Another critical and current problem refers to animal sentience or consciousness. Anyone who has had a dog or a cat as a pet can witness their expressions signaling what one could call at least emotions. Furthermore, experiments described in chapter 9 suggest that animals might be able to make ‘mental maps’ of space. This issue has strong implications in the domain of bioethics, where increasing regulations are being imposed about the welfare conditions, not only of animals commonly used as food and in research laboratories but also among pets that by the way have given rise to a profitable industry around them. In its strongest expression, some activists claim for animal (and even nature’s) rights, which poses great problems about the limits of these rights in conditions that they cannot be obliged to any responsibilities, and of determining which animals will qualify for which kinds of rights. It may become illegal to boil living lobsters, but will it come a point where we cannot eat them, together with mollusks, fish, chicken, cattle and even insects? Where do we draw the line?
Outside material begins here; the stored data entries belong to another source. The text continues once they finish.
# SolverForge/solverforge

Measured on AMD Instinct MI355X. Metric: moves-evaluated/sec, CVRP-1000 (nearby-list selector, LateAcceptance(400)+AcceptedCount(256)), higher is better.
Workload: dtype int64 score / int32 trial deltas (u16 matrix copy)

## Files before the change

solverforge_amd/_lib.py:

```python
import ctypes as C
import os

import numpy as np

_DIR = os.path.dirname(os.path.abspath(__file__))
LIB_PATH = os.environ.get("SF_AMD_LIB") or os.path.join(_DIR, "libsolverforge_amd.so")

SF_OK = 0
ERRORS = {-1: "SF_ERR_INVALID", -2: "SF_ERR_NO_DEVICE", -3: "SF_ERR_HIP", -4: "SF_ERR_UNSUPPORTED", -5: "SF_ERR_CAPACITY"}

MOVE_DTYPE = np.dtype(
    [("kind", "<i4"), ("a", "<i4"), ("a_pos", "<i4"), ("b", "<i4"), ("b_pos", "<i4"), ("value", "<i4")]
)
ANNEAL_CHUNK_DTYPE = np.dtype([("cur", "<i8", (4,)), ("sc", "<i8", (64, 4)), ("doable", "<u8"), ("nconsumed", "<i4"), ("step_end", "<i4")])
ANNEAL_STATE_WORDS = 32
ACCEPTOR_RECORD_DTYPE = np.dtype([("cur", "<i8", (4,)), ("sc", "<i8", (64, 4)), ("doable", "<u8"), ("op", "<i4"), ("reserved", "<i4")])
ACCEPTOR_STATE_WORDS = 9
TABU_SIGNATURE_DTYPE = np.dtype([("entity", "<u4", (2,)), ("value", "<u4", (2,)), ("move_id", "<u8", (2,)), ("undo_move_id", "<u8", (2,))])
TABU_RECORD_DTYPE = np.dtype([("score", "<i8", (4,)), ("sc", "<i8", (64, 4)), ("sig", TABU_SIGNATURE_DTYPE, (64,)), ("reach", "<u8"), ("op", "<i4"), ("has_sig", "<i4")])
TABU_STATE_FIXED = 16
TABU_MAX_TENURE_MOVE = 64
TABU_NO_TOKEN = 0xFFFFFFFF


# ... 166 lines not shown
    L.sf_portfolio_allgather_best.argtypes = [vp, vp, vp, vp]
    L.sf_portfolio_destroy.argtypes = [vp]
    L.sf_portfolio_broadcast_best.argtypes = [vp, i32, i32, vp, vp]
    L.sf_portfolio_migrate_local.argtypes = [vp, i32, i32, C.POINTER(i32)]
    L.sf_trace_digest_init.argtypes = [C.POINTER(TraceDigestStruct)]
    L.sf_trace_digest_update.argtypes = [C.POINTER(TraceDigestStruct), vp, C.c_size_t]
    L.sf_trace_encode_step.argtypes = [C.POINTER(TraceScopeStruct), u64, u64, vp, vp, i64, vp, i64, C.POINTER(TraceDigestStruct)]
    for name in SYMBOLS:
        fn = getattr(L, name)
        if name in ("sf_trace_digest_init", "sf_trace_digest_update"):
            fn.restype = None
        elif name == "sf_trace_encode_step":
            fn.restype = i64
        elif name not in ("sf_ctx_destroy", "sf_last_error"):
            fn.restype = i32
    _lib = L
    return L


def ptr(a):
    return a.ctypes.data_as(C.c_void_p) if a is not None else None


def check(rc, ctx=None):
    if rc == SF_OK:
        return
    msg = load().sf_last_error(ctx)
    raise SolverForgeError(f"{ERRORS.get(rc, rc)}: {msg.decode() if msg else ''}")
```

solverforge_amd/csrc/sf_api.hip:

```cpp
#include <hip/hip_runtime.h>

#include <algorithm>
#include <chrono>
#include <cmath>
#include <cstddef>
#include <cstdio>
#include <cstdlib>
#include <cstring>
#include <map>
#include <string>
#include <vector>

#define SF_TU_MAIN 1
#include "../../include/solverforge_amd.h"
#include "sf_launch.h"
#include "sf_construct.hip"
#include "sf_clarke_wright.hip"
#include "sf_kopt_tw.hip"
#include "sf_precedence.hip"
#include "sf_scalar_construct.h"

using namespace sf;

static std::string g_create_error;

struct Fact {
    int type = 0;
    void* d0 = nullptr;
    void* d1 = nullptr;
    int rows = 0, cols = 0;
    int64_t max_finite = 0;
    bool symmetric = false;
    bool all_finite = false;
    int64_t abs_sum = 0;
};
struct ConstraintSpec {
    int kind, desc, var, fact;
    int64_t param;
    int level;
    int64_t weight;
    std::vector<sf_pair_term> terms;
    std::vector<sf_uni_term> uterms;
    sf_uni_weight uweight{0, -1, -1, -1};
// ... 45 lines not shown
    std::map<int, ClassSpec> classes;
    std::map<int, Fact> facts;
    std::vector<ConstraintSpec> constraints;
    std::vector<SelectorSpec> selectors;
    bool initialized = false;
    bool has_list_model = false;
    int list_desc = -1;
    ListModel lm{};
    NearbyScalarSource nearby_scalar[2];
    int nearby_scalar_dynamic = 0;
    struct TwSpec {
        bool set = false, uploaded = false, force_walk = false, gate_ok = false;
        int desc = -1, n = 0;
        std::vector<int64_t> lo, hi, service, travel;
        int64_t departure = 0;
        int64_t *d_lo = nullptr, *d_hi = nullptr, *d_service = nullptr, *d_travel = nullptr;
        int32_t* d_ran = nullptr;
    } tw;
    PrecSpec prec;
    PrecModel pm{};
    bool prec_policy = false;
    PlfModel plf{};
    NbrIndex nbr{nullptr};
    ListModel lm_wave{};
    NbrIndex nbr_wave{nullptr};
    bool wave_renumbered = false;
    int last_wave_mode = -1;
    int32_t wave_spec_state = 0, wave_spec_reason = 0, wave_spec_key[18] = {};
    int n_cus = 0;
    int32_t last_generic_flags = -1;
    int32_t last_scalar_value_bytes = 0;
    int xown_level = -1;
    int64_t xown_weight = 0;
    std::vector<UniComponent> uni_components;
    uint16_t* d_xown_tab = nullptr;
    int64_t* d_xown_delta = nullptr;
    std::vector<std::pair<int, std::string>> providers;
    uint32_t* d_node_tab32 = nullptr;
    struct WaveFix {
        const uint16_t *perm, *inv, *mat16;
        const int32_t* demand;
        int32_t depot;
    } lm_wave_fix{};
    bool lm_small = false;
    int engine = SF_ENGINE_AUTO;
    bool has_scalar_model = false;
    int scalar_desc = -1;
    ScalarModel sm{};
    sf_solver_config cfg{SF_ACCEPT_LATE_ACCEPTANCE, 400, SF_FORAGER_ACCEPTED_COUNT, 256, 1, SF_ORDER_RANDOM, 0};
    SearchParams sp{};
    bool search_alloc = false;
// ... 843 lines not shown
        if (m.cap_level >= 0)
            ok = ok && dem < lim && mag(m.capacity) < lim && mag(m.cap_weight) < lim &&
                 mag(m.cap_weight) * 2 * (dem + mag(m.capacity) + 1) < ((int64_t)1 << 29);
        {
            static const bool off = std::getenv("SF_AMD_NO_SMALL") != nullptr;
            if (off) ok = false;
        }
        ctx->lm_small = ok;
        m.small32 = ok ? 1 : 0;
    }
    bool nearby = false;
    for (auto& s : ctx->selectors)
        if ((s.kind == SF_SEL_NEARBY_LIST_CHANGE || s.kind == SF_SEL_NEARBY_LIST_SWAP) && s.desc == d) nearby = true;
    int P = 2;
    while (P < m.dim) P <<= 1;
    if (nearby && m.mat && (size_t)P * 8 <= 128 * 1024) {
        uint16_t* keys = nullptr;
        if ((rc = dalloc(ctx, &keys, (size_t)m.dim * m.dim))) return rc;
        HIPCHK(ctx, hipFuncSetAttribute((const void*)k_nbr_presort, hipFuncAttributeMaxDynamicSharedMemorySize, P * 8));
        hipLaunchKernelGGL(k_nbr_presort, dim3(m.dim), dim3(256), (size_t)P * 8, ctx->stream, m.mat, m.dim, P, keys);
        HIPCHK(ctx, hipGetLastError());
        HIPCHK(ctx, hipStreamSynchronize(ctx->stream));
        ctx->nbr = NbrIndex{keys};
    }
    ctx->wave_renumbered = false;
    {
        const char* env = std::getenv("SF_AMD_RENUMBER");
        const bool want = env ? std::atoi(env) != 0 : (size_t)m.dim * m.dim * 2 > (size_t)1024 * 1024;
        if (want && ctx->nbr.keys && m.mat16 && ctx->lm_small && m.dim <= 0x7FFF && m.depot >= 0 && m.depot < m.dim) {
            const int dim = m.dim;
            std::vector<uint16_t> hk((size_t)dim * dim);
            HIPCHK(ctx, hipMemcpyAsync(hk.data(), ctx->nbr.keys, hk.size() * 2, hipMemcpyDeviceToHost, ctx->stream));
            HIPCHK(ctx, hipStreamSynchronize(ctx->stream));
            std::vector<uint16_t> perm((size_t)dim), inv((size_t)dim);
            std::vector<uint8_t> seen((size_t)dim, 0);
            std::vector<int> ptr((size_t)dim, 0);
            int cur = m.depot, low = 0;
            for (int n = 0; n < dim; ++n) {
                perm[(size_t)cur] = (uint16_t)n;
                inv[(size_t)n] = (uint16_t)cur;
                seen[(size_t)cur] = 1;
                if (n + 1 == dim) break;
                int nx = -1;
                const uint16_t* row = hk.data() + (size_t)cur * dim;
                for (int& t = ptr[(size_t)cur]; t < dim; ++t) {
                    const uint32_t e = row[t];
// ... 140 lines not shown
static int launch_list_wave(sf_ctx* ctx, const SearchParams& p, int n_replicas, bool trace) {
    WaveShape s = wave_shape(ctx);
    s.acceptor = p.acceptor, s.forager = p.forager, s.order = p.order, s.dry_run = p.dry_run, s.n_leaves = p.n_leaves;
    for (int l = 0; l < p.n_leaves && l < MAX_LEAVES; ++l) s.kind[l] = p.leaf[l].kind;
    s.n_replicas = n_replicas, s.trace = trace;
    const WavePlan pl = plan_wave_launch(s, wave_knobs());
    if (pl.err) return fail(ctx, pl.err, pl.msg);
    if (pl.nodeg && !ctx->lm.node_tab)
        if (int rc = dalloc(ctx, &ctx->lm.node_tab, (size_t)ctx->R * ctx->lm.dim)) return rc;
    SearchParams q = p;
    q.n_launch = n_replicas;
    SearchLaunch la = make_launch(ctx, &q, pl.grid, pl.block, (size_t)pl.lds);
    ctx->last_wave_mode = pl.mode;
    if (pl.compact && ctx->wave_renumbered) {
        ctx->lm_wave = ctx->lm;
        ctx->lm_wave.perm = ctx->lm_wave_fix.perm, ctx->lm_wave.inv = ctx->lm_wave_fix.inv, ctx->lm_wave.mat16 = ctx->lm_wave_fix.mat16;
        if (ctx->lm.demand) ctx->lm_wave.demand = ctx->lm_wave_fix.demand;
        ctx->lm_wave.depot = ctx->lm_wave_fix.depot;
        la.lm = &ctx->lm_wave;
        la.nb = ctx->nbr_wave;
    }
    if (!ctx->n_cus) HIPCHK(ctx, hipDeviceGetAttribute(&ctx->n_cus, hipDeviceAttributeMultiprocessorCount, ctx->device));
    const WaveSpecGate gate{pl.mode, q.move_budget != 0, (int32_t)std::min<int64_t>(std::max<int64_t>(q.n_steps, 0), INT32_MAX), n_replicas, pl.resident, ctx->n_cus, wave_spec_knob()};
    const WaveSpecKey key = wave_spec_key(pl.levels, pl.wpe, *la.lm, q, wave_spec_extras());
    ctx->wave_spec_state = SF_WSPEC_AOT, ctx->wave_spec_reason = wave_spec_wanted(gate);
    std::memcpy(ctx->wave_spec_key, &key, sizeof key);
    if (ctx->wave_spec_reason == SF_WSPEC_R_NONE) {
        hipFunction_t fn = nullptr;
        if ((ctx->wave_spec_reason = wave_spec_get(key, ctx->device, la.lds, &fn)) == SF_WSPEC_R_NONE) {
            WaveArgs args{*la.lm, q, la.nb};
            size_t n_args = sizeof args;
            void* cfg[] = {HIP_LAUNCH_PARAM_BUFFER_POINTER, &args, HIP_LAUNCH_PARAM_BUFFER_SIZE, &n_args, HIP_LAUNCH_PARAM_END};
            HIPCHK(ctx, hipModuleLaunchKernel(fn, (unsigned)la.grid, 1, 1, (unsigned)la.block, 1, 1, (unsigned)la.lds, la.stream, nullptr, cfg));
            ctx->wave_spec_state = SF_WSPEC_SPECIALISED;
            return SF_OK;
        }
        ctx->wave_spec_state = SF_WSPEC_FELL_BACK;
    }
    HIPCHK(ctx, pl.levels == 2 ? launch_tu_list_wave<2>(trace, pl.mode, la) : launch_tu_list_wave<4>(trace, pl.mode, la));
    return SF_OK;
}
static int launch_list_search(sf_ctx* ctx, const SearchParams& p, int grid, bool trace) {
    if (use_wave_engine(ctx)) return launch_list_wave(ctx, p, grid, trace);
    if (p.acceptor == SF_ACCEPT_DIVERSIFIED_LATE_ACCEPTANCE) return fail(ctx, SF_ERR_UNSUPPORTED, "DiversifiedLateAcceptance: wave, scalar and generic engines only");
    if (ctx->levels <= 2) return launch_list_search_t<2>(ctx, p, grid, trace);
    return launch_list_search_t<4>(ctx, p, grid, trace);
}
// ... 981 lines not shown
    std::memcpy(&k, knobs, sizeof k);
    if (s.n_leaves < 0 || s.n_leaves > GL) return SF_ERR_INVALID;
    const GenericPlan pl = plan_generic_launch(s, k);
    std::memcpy(plan, &pl, plan_bytes);
    if (msg) *msg = pl.msg;
    return pl.err;
}
extern "C" int32_t sf_debug_wave_plan(const int32_t* shape, int32_t n_shape, const int32_t* knobs, int32_t n_knobs, int32_t* plan, int32_t n_plan, const char** msg, int32_t* fits) {
    constexpr size_t plan_bytes = offsetof(WavePlan, msg);
    if (!shape || !knobs || !plan || n_shape * 4 != (int)sizeof(WaveShape) || n_knobs * 4 != (int)sizeof(WaveKnobs) || n_plan * 4 != (int)plan_bytes)
        return SF_ERR_INVALID;
    WaveShape s;
    WaveKnobs k;
    std::memcpy(&s, shape, sizeof s);
    std::memcpy(&k, knobs, sizeof k);
    const WavePlan pl = plan_wave_launch(s, k);
    std::memcpy(plan, &pl, plan_bytes);
    if (msg) *msg = pl.msg;
    if (fits) fits[0] = wave_engine_fits(s), fits[1] = wave_engine_default(s);
    return pl.err;
}

extern "C" int32_t sf_debug_wave_spec(const sf_ctx* ctx, int32_t* out, int32_t n_out) {
    if (!out || n_out != 4 + (int)(sizeof(WaveSpecKey) / 4)) return SF_ERR_INVALID;
    std::memset(out, 0, (size_t)n_out * 4);
    if (ctx) out[0] = ctx->wave_spec_state, out[1] = ctx->wave_spec_reason, std::memcpy(out + 4, ctx->wave_spec_key, sizeof(WaveSpecKey));
    WaveSpecCache& c = wave_spec_cache();
    std::lock_guard<std::mutex> lock(c.mu);
    out[2] = c.compiles, out[3] = (int32_t)std::ceil(c.last_ms);
    return SF_OK;
}
extern "C" int32_t sf_debug_late_acceptance(sf_ctx* ctx, int32_t replica, int64_t* out, int32_t n_slots, int32_t* cursor) {
    if (!ctx || !out || !cursor || !ctx->search_alloc || replica < 0 || replica >= ctx->R || n_slots != ctx->sp.la_size) return SF_ERR_INVALID;
    DeviceGuard guard(ctx);
    HIPCHK(ctx, hipStreamSynchronize(ctx->stream));
    HIPCHK(ctx, hipMemcpy(out, ctx->sp.la_hist + (size_t)replica * n_slots * 4, (size_t)n_slots * 32, hipMemcpyDeviceToHost));
    HIPCHK(ctx, hipMemcpy(cursor, ctx->sp.la_idx + replica, 4, hipMemcpyDeviceToHost));
    return SF_OK;
}
extern "C" int32_t sf_debug_wave_spec_gate(const int32_t* gate, int32_t n_gate) {
    if (!gate || n_gate * 4 != (int)sizeof(WaveSpecGate)) return SF_ERR_INVALID;
    WaveSpecGate g;
    std::memcpy(&g, gate, sizeof g);
    return wave_spec_wanted(g);
}
extern "C" int32_t sf_debug_wave_spec_compile(const int32_t* key, int32_t n_key, const char* arch, const char* out_path, char* opts, int32_t n_opts, char* log, int32_t n_log, double* ms) {
    if (!key || n_key * 4 != (int)sizeof(WaveSpecKey) || !arch) return SF_ERR_INVALID;
    WaveSpecKey k;
    std::memcpy(&k, key, sizeof k);
    if (!wave_spec_key_ok(k)) return SF_ERR_INVALID;
    const std::string csrc = wave_spec_csrc();
    auto put = [](char* dst, int32_t n, const std::string& s) {
        if (dst && n > 0) std::snprintf(dst, (size_t)n, "%s", s.c_str());
    };
    std::string o;
    for (auto& x : wave_spec_options(k, arch, csrc, wave_spec_rtc().include_dir)) o += x + "\n";
    put(opts, n_opts, o);
    if (!out_path) return SF_WSPEC_R_NONE;
    const WaveSpecBuild b = wave_spec_compile(k, arch, csrc);
    put(log, n_log, b.log);
    if (ms) *ms = b.ms;
    if (!b.reason) {
        std::ofstream f(out_path, std::ios::binary);
        f.write(b.code.data(), (std::streamsize)b.code.size());
        if (!f) return SF_ERR_INVALID;
    }
    return b.reason;
}
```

Again, the key issue is how to detect sentience or consciousness in other animals. The IIT has provided a criterion for basic consciousness (perhaps a form of sentience), but this is experimentally very difficult at this point. Another approach could be to assess behavior, but then the interpretations of the results are usually being contested. The experiments of self-recognition in a mirror were initially used to verify self-consciousness, but it was found that some fishes can pass the mirror test, suggesting that this ability is based on simple brain mechanisms (see chapter 8). Many studies have addressed metacognition in nonhuman animals, like assessing one’s chances to solve a task or having a sense of body size, but again there may be simpler explanations for these findings. A more subtle experiment took advantage of a well-described “double dissociation visual awareness” task in which people perform in totally opposite ways whether they have consciously processed a stimulus or when they have unconsciously processed it (this is different from not perceiving the event, as there is a stimulus-related response). When applying a version of this task to macaques, these animals developed double-dissociation responses much akin to those in humans, which suggests that there is a difference between conscious and unconscious processing in this species. Yet, the difference between unconscious and conscious perception could rely on different neuronal activities, with consciousness being only an epiphenomenon.
Rather than finding an absolute indicator of nonhuman consciousness, perhaps a more fruitful approach to a comparative study of the mind is to recognize different indicators of consciousness and determine how these parameters are distributed among animals. This implies that consciousness and subjective experiences may not be equivalent for different species, as, for example, in an echolocating animal versus a highly visual animal like us. Nonetheless, some general mechanisms may be associated with increasing degrees of consciousness. Using a sort of scala conscientia, as indicated in figure 14.1, may work as a good reference guide for these processes.